Records from a data collection

------------

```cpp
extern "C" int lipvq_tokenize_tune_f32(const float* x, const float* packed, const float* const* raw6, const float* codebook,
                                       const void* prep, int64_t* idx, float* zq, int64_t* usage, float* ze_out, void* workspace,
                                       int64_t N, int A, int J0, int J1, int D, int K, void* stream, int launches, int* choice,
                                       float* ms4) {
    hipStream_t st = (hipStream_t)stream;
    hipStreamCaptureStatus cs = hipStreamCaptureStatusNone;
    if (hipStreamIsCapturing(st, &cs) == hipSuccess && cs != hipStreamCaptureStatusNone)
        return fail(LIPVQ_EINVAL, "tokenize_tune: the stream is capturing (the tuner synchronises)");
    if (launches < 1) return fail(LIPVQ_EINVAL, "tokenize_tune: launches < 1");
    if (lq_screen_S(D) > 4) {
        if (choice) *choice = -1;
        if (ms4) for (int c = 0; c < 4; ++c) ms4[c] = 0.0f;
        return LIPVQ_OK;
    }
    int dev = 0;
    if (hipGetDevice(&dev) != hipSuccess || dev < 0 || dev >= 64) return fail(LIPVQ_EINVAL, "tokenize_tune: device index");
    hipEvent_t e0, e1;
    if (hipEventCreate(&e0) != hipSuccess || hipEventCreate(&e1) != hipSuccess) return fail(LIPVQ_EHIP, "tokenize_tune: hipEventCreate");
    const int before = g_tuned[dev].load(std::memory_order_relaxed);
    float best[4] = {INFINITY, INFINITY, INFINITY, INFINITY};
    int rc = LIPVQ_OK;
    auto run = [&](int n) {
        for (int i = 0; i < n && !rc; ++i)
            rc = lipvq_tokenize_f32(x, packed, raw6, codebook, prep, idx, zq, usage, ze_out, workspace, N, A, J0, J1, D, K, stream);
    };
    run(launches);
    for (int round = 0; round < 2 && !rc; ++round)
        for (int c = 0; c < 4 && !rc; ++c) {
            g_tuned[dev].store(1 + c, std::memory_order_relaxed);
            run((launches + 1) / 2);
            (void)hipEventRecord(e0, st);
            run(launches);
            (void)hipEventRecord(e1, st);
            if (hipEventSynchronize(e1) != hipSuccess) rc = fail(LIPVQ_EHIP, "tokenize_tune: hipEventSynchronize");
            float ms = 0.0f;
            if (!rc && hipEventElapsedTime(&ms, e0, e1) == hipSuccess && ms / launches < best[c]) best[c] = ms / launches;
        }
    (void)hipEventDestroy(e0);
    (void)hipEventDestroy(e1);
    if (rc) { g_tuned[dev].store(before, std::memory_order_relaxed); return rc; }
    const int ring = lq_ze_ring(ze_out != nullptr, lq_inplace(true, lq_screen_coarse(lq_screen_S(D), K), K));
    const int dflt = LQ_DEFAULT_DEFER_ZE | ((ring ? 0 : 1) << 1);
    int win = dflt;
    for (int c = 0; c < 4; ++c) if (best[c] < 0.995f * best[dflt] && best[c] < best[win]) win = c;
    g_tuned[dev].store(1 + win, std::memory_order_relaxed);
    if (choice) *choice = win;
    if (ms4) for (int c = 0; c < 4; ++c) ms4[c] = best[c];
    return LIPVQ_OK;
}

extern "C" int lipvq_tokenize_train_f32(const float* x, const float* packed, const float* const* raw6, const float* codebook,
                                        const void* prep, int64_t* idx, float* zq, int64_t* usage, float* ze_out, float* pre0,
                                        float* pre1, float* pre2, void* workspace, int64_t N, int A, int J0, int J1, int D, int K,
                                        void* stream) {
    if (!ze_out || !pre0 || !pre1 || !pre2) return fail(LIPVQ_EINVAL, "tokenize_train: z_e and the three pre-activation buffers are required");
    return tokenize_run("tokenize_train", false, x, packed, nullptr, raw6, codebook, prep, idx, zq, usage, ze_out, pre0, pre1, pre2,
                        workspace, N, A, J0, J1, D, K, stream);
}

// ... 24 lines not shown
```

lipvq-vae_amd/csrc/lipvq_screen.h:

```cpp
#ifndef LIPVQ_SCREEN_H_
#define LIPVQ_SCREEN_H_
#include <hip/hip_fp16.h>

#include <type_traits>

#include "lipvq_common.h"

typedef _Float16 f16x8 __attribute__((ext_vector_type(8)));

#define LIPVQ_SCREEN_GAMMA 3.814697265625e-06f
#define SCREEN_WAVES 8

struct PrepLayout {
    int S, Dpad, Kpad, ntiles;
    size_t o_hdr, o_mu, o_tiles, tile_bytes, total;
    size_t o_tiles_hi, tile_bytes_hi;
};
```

------------

◆ What to work on ◆
Look through the entries above and find each line where the word "include" occurs; copy those lines.

◆ Answer to this exercise ◆
#include <hip/hip_fp16.h>
#include <type_traits>
#include "lipvq_common.h"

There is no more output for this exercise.